Collected data entries
-=-=-=-=-

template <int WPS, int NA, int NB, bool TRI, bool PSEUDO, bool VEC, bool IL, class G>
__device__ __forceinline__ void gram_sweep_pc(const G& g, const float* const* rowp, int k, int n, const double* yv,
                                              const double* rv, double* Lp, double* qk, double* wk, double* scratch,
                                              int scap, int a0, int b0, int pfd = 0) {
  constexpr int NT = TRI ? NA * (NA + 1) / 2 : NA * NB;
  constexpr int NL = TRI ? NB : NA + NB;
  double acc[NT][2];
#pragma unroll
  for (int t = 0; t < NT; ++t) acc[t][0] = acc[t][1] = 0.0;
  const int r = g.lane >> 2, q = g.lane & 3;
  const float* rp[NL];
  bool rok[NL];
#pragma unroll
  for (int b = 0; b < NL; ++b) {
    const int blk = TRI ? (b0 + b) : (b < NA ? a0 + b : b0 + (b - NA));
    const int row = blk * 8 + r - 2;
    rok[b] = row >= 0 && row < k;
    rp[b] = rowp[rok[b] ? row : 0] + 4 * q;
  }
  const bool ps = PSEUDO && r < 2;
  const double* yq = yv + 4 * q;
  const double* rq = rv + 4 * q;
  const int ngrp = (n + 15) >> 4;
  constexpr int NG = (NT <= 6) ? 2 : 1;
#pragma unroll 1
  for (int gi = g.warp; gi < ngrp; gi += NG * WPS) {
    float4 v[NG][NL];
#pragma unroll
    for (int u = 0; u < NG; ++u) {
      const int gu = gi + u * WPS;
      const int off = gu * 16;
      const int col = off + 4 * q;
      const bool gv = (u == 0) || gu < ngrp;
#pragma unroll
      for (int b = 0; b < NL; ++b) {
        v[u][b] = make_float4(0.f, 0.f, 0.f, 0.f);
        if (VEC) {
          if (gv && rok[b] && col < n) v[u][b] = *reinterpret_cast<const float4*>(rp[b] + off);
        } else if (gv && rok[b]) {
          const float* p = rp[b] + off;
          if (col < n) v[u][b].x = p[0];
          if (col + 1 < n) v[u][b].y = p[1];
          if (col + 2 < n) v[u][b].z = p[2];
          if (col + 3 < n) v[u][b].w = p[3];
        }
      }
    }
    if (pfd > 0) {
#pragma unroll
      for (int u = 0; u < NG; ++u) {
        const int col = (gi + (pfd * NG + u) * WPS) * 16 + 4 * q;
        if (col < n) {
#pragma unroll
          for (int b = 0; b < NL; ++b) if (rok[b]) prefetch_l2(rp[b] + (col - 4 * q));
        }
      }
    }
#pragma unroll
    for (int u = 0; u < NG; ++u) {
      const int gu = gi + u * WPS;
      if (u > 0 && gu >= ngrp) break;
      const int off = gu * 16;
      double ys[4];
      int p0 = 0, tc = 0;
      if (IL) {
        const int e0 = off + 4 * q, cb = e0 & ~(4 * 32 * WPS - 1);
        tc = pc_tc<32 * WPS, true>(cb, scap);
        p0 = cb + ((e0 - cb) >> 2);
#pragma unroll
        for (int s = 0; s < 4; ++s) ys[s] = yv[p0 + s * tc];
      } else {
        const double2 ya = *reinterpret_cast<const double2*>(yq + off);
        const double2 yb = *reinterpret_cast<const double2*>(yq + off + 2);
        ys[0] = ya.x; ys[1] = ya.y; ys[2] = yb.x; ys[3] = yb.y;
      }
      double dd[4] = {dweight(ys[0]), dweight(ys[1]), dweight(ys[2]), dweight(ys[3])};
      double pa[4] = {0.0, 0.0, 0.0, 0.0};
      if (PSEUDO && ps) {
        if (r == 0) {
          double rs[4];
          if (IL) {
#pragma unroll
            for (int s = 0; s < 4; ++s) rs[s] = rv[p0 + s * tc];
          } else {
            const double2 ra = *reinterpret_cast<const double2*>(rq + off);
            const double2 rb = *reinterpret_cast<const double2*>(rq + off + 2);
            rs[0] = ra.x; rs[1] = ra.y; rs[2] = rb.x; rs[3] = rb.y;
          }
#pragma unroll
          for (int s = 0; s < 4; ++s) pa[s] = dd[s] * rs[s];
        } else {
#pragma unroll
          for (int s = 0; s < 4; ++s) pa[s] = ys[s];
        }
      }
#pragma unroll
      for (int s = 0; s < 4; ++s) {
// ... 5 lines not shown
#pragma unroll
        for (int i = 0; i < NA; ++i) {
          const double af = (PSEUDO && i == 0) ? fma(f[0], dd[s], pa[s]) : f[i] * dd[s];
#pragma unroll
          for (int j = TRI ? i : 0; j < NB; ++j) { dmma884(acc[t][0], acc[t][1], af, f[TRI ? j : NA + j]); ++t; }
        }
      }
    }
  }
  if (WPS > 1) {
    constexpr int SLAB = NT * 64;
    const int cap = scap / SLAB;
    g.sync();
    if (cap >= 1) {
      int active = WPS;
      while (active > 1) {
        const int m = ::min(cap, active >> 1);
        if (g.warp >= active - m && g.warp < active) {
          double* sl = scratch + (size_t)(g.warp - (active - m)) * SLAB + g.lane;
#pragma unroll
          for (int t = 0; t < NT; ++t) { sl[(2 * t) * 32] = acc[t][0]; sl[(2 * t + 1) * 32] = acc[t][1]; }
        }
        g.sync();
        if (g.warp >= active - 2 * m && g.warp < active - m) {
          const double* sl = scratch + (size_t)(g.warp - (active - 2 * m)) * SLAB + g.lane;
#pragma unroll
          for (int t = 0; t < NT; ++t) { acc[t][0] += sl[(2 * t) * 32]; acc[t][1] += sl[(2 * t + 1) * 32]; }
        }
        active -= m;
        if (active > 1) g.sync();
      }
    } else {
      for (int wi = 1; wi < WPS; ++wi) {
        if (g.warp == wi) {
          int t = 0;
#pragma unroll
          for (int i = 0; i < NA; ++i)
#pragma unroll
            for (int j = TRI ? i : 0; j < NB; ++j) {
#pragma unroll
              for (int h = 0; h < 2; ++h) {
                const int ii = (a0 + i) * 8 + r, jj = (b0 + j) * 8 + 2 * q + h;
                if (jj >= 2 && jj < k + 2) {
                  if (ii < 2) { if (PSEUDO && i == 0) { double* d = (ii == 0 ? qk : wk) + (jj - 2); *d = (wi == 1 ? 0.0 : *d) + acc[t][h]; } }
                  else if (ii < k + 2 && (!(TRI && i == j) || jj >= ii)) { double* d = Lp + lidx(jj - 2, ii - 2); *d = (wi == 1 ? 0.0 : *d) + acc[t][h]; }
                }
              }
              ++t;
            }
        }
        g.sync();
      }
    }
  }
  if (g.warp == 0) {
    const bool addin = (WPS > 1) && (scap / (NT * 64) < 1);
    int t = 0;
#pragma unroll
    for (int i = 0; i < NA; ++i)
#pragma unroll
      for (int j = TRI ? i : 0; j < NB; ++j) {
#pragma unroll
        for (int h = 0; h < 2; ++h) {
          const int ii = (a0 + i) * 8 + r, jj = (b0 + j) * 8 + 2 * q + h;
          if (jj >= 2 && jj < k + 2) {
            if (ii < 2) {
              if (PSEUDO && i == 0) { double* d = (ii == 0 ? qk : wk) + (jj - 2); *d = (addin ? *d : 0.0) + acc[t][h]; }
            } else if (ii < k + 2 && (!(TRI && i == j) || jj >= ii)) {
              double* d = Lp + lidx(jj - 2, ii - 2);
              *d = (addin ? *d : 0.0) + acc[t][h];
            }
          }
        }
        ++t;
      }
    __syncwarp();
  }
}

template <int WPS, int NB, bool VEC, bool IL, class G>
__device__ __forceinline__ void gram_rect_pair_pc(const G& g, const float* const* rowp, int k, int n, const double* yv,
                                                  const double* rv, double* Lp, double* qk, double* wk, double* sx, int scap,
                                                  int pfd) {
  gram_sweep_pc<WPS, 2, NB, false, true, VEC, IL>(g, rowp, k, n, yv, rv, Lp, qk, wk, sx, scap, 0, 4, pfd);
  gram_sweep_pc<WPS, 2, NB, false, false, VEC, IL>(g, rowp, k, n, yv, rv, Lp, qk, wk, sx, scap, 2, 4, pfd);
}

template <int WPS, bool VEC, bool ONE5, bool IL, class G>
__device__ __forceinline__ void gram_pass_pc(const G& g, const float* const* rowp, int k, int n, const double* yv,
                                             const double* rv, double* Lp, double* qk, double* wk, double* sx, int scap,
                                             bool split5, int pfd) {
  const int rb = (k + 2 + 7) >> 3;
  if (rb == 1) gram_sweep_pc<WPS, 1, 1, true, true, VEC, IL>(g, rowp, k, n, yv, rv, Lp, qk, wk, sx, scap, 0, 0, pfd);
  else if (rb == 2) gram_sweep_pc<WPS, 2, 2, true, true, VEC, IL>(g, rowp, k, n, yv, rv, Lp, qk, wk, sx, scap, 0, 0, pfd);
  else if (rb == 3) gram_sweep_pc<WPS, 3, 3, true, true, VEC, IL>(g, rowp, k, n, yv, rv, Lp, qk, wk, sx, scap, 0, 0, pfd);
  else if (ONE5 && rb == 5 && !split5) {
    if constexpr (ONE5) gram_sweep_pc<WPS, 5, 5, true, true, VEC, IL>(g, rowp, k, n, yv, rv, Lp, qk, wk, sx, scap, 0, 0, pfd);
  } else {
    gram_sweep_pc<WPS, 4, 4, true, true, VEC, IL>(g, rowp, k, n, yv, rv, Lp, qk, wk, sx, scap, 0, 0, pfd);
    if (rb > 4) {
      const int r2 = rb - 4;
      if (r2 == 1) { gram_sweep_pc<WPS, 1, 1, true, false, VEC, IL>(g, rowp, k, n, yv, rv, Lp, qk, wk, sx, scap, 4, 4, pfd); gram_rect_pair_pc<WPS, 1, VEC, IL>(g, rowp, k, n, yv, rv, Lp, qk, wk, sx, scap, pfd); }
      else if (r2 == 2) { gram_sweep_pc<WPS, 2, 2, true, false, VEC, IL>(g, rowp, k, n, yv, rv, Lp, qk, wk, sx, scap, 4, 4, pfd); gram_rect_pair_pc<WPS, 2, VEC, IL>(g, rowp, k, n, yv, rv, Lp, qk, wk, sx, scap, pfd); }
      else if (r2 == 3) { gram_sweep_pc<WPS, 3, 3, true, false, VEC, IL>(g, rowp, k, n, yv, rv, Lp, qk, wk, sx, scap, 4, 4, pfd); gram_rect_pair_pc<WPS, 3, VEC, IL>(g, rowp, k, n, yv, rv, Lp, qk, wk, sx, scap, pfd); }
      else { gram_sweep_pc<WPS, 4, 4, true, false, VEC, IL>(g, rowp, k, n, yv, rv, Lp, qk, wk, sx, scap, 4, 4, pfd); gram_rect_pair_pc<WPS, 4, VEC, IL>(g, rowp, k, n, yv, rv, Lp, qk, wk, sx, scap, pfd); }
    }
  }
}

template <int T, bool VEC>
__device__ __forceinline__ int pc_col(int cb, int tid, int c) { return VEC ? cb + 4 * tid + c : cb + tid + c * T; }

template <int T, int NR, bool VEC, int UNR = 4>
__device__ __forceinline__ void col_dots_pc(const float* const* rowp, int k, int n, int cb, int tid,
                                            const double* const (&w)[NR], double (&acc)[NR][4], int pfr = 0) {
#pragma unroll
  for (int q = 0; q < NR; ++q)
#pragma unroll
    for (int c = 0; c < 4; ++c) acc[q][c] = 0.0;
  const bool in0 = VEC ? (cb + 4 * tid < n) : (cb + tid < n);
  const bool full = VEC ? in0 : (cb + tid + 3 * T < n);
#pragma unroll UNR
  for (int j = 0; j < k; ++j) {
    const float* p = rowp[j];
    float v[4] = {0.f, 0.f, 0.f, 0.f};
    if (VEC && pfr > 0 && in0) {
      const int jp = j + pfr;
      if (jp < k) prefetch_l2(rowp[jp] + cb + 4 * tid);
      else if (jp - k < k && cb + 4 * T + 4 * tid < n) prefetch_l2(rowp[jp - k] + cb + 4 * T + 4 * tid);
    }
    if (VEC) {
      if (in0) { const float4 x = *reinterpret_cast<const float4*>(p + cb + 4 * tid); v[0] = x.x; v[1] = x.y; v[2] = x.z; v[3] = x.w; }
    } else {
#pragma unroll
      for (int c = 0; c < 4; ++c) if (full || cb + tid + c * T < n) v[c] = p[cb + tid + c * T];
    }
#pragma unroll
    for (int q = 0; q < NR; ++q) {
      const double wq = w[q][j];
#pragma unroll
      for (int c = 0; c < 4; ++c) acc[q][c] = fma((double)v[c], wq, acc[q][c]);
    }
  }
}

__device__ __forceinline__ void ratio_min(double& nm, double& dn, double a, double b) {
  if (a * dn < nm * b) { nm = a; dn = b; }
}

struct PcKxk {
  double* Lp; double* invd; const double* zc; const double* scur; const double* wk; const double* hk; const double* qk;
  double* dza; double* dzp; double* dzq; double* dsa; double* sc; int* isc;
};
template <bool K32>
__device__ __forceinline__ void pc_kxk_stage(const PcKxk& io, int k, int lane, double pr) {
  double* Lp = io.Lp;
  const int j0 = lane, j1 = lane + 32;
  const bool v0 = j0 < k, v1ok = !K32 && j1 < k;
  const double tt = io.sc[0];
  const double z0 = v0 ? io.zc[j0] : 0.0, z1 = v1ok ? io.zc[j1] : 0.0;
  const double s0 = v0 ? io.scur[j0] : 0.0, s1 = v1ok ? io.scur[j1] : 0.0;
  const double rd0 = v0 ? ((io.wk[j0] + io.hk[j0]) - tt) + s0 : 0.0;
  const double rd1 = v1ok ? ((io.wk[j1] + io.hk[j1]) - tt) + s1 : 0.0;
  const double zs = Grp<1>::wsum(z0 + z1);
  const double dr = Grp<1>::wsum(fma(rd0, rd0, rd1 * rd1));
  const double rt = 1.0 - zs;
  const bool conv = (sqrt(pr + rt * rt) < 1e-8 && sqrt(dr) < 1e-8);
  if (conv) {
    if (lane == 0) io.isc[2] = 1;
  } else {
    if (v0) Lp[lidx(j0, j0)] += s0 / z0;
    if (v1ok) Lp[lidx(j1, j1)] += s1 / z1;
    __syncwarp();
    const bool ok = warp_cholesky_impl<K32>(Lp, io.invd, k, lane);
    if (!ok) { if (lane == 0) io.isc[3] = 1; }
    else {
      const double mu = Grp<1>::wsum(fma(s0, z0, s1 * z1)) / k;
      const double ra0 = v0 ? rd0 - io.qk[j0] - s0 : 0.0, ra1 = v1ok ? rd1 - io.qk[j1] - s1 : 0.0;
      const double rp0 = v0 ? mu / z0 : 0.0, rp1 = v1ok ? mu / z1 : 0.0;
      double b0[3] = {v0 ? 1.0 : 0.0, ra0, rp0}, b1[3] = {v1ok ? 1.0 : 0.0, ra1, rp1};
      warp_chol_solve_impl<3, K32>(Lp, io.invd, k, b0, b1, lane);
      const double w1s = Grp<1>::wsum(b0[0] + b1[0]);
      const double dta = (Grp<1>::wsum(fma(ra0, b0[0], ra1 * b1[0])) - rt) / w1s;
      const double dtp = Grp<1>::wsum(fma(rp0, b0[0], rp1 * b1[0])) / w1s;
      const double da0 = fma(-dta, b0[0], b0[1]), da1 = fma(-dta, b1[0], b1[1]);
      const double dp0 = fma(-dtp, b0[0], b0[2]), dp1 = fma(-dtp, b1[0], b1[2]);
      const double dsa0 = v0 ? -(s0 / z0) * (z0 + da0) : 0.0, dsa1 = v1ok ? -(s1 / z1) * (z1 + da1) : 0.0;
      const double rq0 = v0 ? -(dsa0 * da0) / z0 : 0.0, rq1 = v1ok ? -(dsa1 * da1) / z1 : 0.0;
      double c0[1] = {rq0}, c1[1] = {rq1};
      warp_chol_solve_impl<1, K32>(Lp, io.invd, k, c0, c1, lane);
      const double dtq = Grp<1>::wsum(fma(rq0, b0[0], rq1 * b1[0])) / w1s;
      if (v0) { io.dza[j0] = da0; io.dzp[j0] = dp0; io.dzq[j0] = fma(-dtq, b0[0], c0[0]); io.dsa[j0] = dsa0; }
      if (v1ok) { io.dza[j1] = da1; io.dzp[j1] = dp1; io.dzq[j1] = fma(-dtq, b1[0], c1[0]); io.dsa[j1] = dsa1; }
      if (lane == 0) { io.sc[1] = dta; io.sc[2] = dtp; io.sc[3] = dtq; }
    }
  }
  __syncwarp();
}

-=-=-=-=-

Look through the entries above; copy every line holding the string "addin".

    const bool addin = (WPS > 1) && (scap / (NT * 64) < 1);
              if (PSEUDO && i == 0) { double* d = (ii == 0 ? qk : wk) + (jj - 2); *d = (addin ? *d : 0.0) + acc[t][h]; }
              *d = (addin ? *d : 0.0) + acc[t][h];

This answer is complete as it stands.